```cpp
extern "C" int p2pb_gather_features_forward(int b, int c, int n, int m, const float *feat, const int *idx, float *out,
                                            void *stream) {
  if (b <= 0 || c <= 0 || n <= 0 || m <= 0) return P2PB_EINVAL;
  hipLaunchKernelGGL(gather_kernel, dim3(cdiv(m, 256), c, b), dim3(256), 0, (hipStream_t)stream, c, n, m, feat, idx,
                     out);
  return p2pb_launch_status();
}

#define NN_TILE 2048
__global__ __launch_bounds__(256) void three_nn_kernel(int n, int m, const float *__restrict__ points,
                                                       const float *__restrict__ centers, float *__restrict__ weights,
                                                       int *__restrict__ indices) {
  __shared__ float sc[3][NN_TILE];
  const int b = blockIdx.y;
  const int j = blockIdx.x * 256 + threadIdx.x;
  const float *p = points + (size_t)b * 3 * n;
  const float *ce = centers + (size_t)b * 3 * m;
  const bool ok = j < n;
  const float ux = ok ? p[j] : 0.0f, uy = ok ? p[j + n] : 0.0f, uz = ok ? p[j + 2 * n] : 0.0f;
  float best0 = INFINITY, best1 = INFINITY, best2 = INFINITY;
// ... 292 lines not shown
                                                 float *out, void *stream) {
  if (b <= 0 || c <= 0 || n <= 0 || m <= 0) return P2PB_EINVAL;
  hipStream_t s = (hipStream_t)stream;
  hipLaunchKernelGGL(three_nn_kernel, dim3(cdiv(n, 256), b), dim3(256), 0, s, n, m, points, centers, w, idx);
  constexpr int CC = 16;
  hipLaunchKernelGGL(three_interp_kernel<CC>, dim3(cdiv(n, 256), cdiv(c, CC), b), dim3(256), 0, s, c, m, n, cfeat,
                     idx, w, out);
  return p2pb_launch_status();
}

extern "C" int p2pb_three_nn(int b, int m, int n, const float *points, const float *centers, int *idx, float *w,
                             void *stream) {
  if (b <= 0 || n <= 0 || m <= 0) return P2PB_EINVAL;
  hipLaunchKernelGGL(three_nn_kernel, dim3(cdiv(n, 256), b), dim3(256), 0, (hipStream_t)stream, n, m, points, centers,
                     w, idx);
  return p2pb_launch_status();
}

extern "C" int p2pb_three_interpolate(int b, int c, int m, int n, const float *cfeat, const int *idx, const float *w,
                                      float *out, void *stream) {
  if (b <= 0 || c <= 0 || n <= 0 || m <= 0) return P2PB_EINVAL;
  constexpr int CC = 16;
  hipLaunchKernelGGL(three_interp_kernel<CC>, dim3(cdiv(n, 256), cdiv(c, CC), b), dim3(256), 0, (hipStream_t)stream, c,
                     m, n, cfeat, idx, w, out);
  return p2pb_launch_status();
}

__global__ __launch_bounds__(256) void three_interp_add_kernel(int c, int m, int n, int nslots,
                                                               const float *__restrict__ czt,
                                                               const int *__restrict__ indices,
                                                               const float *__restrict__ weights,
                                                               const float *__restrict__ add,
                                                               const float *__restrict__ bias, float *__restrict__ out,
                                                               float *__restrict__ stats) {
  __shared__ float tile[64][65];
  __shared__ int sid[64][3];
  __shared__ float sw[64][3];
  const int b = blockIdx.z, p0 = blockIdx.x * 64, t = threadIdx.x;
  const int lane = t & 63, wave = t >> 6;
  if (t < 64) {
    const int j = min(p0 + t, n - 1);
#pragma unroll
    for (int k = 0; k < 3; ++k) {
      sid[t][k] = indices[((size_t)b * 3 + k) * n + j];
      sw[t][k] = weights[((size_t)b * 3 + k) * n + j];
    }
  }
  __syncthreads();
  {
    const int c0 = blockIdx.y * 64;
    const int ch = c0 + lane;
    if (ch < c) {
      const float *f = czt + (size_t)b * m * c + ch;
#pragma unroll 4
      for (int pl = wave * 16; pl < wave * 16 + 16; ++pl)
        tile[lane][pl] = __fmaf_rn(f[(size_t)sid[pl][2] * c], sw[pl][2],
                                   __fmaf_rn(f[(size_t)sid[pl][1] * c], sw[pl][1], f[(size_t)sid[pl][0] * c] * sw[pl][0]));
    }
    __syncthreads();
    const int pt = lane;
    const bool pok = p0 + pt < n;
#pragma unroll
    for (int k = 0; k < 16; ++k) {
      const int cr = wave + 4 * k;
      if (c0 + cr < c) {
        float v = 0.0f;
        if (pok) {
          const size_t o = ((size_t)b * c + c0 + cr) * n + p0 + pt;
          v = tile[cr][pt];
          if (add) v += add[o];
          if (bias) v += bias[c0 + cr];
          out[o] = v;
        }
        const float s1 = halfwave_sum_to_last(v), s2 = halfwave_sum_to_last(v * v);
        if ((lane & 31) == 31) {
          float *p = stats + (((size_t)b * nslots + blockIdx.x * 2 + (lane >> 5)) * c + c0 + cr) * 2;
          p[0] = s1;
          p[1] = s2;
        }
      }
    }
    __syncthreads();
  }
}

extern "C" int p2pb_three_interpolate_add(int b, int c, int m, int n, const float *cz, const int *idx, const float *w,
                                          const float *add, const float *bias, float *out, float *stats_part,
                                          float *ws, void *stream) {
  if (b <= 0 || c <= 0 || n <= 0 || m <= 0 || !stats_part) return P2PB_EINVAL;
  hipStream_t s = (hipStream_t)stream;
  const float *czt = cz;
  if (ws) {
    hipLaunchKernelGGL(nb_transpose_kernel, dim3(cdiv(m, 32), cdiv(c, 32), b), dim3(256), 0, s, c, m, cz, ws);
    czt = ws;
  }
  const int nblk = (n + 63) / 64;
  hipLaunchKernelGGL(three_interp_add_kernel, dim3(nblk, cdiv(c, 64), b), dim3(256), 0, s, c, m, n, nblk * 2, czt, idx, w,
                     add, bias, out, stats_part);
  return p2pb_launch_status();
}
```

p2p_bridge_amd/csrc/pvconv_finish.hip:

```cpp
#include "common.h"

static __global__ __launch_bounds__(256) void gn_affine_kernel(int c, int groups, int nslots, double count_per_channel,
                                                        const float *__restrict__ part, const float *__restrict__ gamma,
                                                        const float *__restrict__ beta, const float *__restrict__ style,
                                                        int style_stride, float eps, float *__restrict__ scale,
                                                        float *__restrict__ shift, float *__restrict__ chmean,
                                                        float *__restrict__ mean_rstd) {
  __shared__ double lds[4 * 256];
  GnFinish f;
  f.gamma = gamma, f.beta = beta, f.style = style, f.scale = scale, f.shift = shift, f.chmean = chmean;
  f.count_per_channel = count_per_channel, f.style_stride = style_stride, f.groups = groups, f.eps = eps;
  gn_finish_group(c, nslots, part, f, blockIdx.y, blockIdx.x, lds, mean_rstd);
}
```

----

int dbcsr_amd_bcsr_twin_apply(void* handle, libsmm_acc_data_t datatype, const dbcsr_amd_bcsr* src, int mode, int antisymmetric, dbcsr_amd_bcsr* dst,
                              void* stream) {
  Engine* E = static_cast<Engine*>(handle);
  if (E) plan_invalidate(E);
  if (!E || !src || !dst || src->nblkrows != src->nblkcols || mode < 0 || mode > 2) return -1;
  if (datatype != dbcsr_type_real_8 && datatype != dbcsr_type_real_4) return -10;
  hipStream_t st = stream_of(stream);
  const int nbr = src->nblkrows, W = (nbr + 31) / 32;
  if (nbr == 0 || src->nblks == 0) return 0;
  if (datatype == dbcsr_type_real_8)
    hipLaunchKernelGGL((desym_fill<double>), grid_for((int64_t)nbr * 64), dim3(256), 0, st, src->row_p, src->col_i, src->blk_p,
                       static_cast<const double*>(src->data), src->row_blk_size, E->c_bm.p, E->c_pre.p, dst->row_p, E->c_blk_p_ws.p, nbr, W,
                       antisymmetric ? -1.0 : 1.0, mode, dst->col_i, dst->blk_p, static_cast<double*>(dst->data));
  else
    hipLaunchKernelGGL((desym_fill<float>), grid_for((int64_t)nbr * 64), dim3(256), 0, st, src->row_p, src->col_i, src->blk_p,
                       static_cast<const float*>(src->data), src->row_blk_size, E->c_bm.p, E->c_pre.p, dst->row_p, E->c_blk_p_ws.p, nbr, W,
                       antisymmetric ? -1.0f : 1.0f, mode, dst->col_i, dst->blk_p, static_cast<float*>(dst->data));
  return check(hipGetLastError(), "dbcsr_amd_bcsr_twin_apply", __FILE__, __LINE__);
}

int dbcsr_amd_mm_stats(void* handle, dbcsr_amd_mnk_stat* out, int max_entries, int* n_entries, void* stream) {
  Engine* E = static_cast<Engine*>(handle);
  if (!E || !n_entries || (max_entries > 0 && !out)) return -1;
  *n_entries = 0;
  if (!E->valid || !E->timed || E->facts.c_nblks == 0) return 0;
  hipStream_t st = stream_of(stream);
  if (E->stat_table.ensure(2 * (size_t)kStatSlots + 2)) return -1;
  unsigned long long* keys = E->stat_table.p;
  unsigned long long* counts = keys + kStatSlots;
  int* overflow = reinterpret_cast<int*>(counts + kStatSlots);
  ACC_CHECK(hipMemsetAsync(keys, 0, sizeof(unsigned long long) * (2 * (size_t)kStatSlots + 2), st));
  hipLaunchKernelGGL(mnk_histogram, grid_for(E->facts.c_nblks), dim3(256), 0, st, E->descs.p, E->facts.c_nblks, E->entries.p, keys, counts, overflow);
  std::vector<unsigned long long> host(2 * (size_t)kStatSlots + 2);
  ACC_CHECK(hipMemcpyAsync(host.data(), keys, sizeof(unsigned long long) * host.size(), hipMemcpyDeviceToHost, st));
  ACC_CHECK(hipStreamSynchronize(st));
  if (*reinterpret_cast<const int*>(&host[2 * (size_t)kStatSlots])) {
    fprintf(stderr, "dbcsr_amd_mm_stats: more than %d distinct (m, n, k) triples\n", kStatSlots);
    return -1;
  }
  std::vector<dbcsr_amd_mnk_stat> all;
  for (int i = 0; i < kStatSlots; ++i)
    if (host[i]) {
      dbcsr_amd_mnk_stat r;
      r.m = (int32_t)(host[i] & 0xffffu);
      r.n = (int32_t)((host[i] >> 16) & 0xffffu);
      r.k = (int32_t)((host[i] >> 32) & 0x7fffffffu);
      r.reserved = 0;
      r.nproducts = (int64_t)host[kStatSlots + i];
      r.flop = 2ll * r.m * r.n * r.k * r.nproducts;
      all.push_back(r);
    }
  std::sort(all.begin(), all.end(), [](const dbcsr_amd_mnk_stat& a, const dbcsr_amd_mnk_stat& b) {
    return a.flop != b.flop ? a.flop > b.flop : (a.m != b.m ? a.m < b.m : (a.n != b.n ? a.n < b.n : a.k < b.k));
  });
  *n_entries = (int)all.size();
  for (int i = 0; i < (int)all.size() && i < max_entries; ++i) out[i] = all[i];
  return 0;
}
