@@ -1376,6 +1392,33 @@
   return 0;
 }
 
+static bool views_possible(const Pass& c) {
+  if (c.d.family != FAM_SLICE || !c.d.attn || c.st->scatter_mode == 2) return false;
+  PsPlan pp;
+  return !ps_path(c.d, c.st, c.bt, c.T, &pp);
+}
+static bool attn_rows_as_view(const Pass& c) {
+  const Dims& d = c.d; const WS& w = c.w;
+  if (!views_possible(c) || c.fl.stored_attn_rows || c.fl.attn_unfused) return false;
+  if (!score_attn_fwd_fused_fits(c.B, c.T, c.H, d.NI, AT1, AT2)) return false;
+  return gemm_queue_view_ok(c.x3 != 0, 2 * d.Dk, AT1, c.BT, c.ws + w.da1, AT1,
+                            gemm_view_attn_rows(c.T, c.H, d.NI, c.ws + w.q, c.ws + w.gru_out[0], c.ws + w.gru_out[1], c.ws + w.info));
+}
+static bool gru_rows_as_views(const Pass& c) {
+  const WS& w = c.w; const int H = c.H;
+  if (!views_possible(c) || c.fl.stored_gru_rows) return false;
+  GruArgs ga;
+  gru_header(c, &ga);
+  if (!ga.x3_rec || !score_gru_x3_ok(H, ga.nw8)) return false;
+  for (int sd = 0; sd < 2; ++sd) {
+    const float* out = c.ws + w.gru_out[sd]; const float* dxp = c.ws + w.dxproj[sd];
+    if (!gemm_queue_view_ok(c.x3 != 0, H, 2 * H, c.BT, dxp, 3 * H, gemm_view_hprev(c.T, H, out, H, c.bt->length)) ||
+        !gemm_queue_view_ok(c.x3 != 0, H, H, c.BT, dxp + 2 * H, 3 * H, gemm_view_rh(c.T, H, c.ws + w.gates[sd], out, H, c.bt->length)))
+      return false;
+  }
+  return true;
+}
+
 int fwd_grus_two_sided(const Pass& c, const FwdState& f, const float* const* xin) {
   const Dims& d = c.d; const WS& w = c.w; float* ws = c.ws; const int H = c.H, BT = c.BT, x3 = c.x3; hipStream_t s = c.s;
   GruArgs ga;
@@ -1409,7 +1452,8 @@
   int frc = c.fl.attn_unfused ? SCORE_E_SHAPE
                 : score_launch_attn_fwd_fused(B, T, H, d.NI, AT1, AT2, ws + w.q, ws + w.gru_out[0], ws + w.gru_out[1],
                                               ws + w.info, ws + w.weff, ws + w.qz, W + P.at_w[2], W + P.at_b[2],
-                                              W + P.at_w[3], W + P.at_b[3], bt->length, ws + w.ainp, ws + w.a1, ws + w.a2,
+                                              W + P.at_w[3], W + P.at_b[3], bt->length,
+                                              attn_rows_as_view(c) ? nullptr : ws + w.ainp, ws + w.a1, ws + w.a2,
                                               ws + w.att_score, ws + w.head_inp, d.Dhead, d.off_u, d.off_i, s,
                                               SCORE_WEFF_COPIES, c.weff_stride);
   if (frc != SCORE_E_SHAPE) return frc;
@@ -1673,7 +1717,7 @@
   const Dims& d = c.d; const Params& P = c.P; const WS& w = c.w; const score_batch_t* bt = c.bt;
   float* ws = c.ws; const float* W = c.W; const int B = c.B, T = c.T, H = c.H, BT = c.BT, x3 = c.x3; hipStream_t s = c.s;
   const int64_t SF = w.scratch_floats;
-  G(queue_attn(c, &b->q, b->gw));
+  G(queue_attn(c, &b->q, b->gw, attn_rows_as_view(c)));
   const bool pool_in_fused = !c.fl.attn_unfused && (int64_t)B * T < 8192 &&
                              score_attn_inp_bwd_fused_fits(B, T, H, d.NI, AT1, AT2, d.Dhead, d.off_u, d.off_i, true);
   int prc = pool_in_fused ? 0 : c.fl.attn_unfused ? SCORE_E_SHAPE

----

WHAT YOU NEED TO DO
With the line holding "ACC_CHECK(hipMemsetAsync(keys, 0, sizeof(unsigned" as the first and the line holding "std::vector<unsigned long long>" as the last, set down that range of the entries above exactly, and nothing else.

ANSWER BOX
  ACC_CHECK(hipMemsetAsync(keys, 0, sizeof(unsigned long long) * (2 * (size_t)kStatSlots + 2), st));
  hipLaunchKernelGGL(mnk_histogram, grid_for(E->facts.c_nblks), dim3(256), 0, st, E->descs.p, E->facts.c_nblks, E->entries.p, keys, counts, overflow);
  std::vector<unsigned long long> host(2 * (size_t)kStatSlots + 2);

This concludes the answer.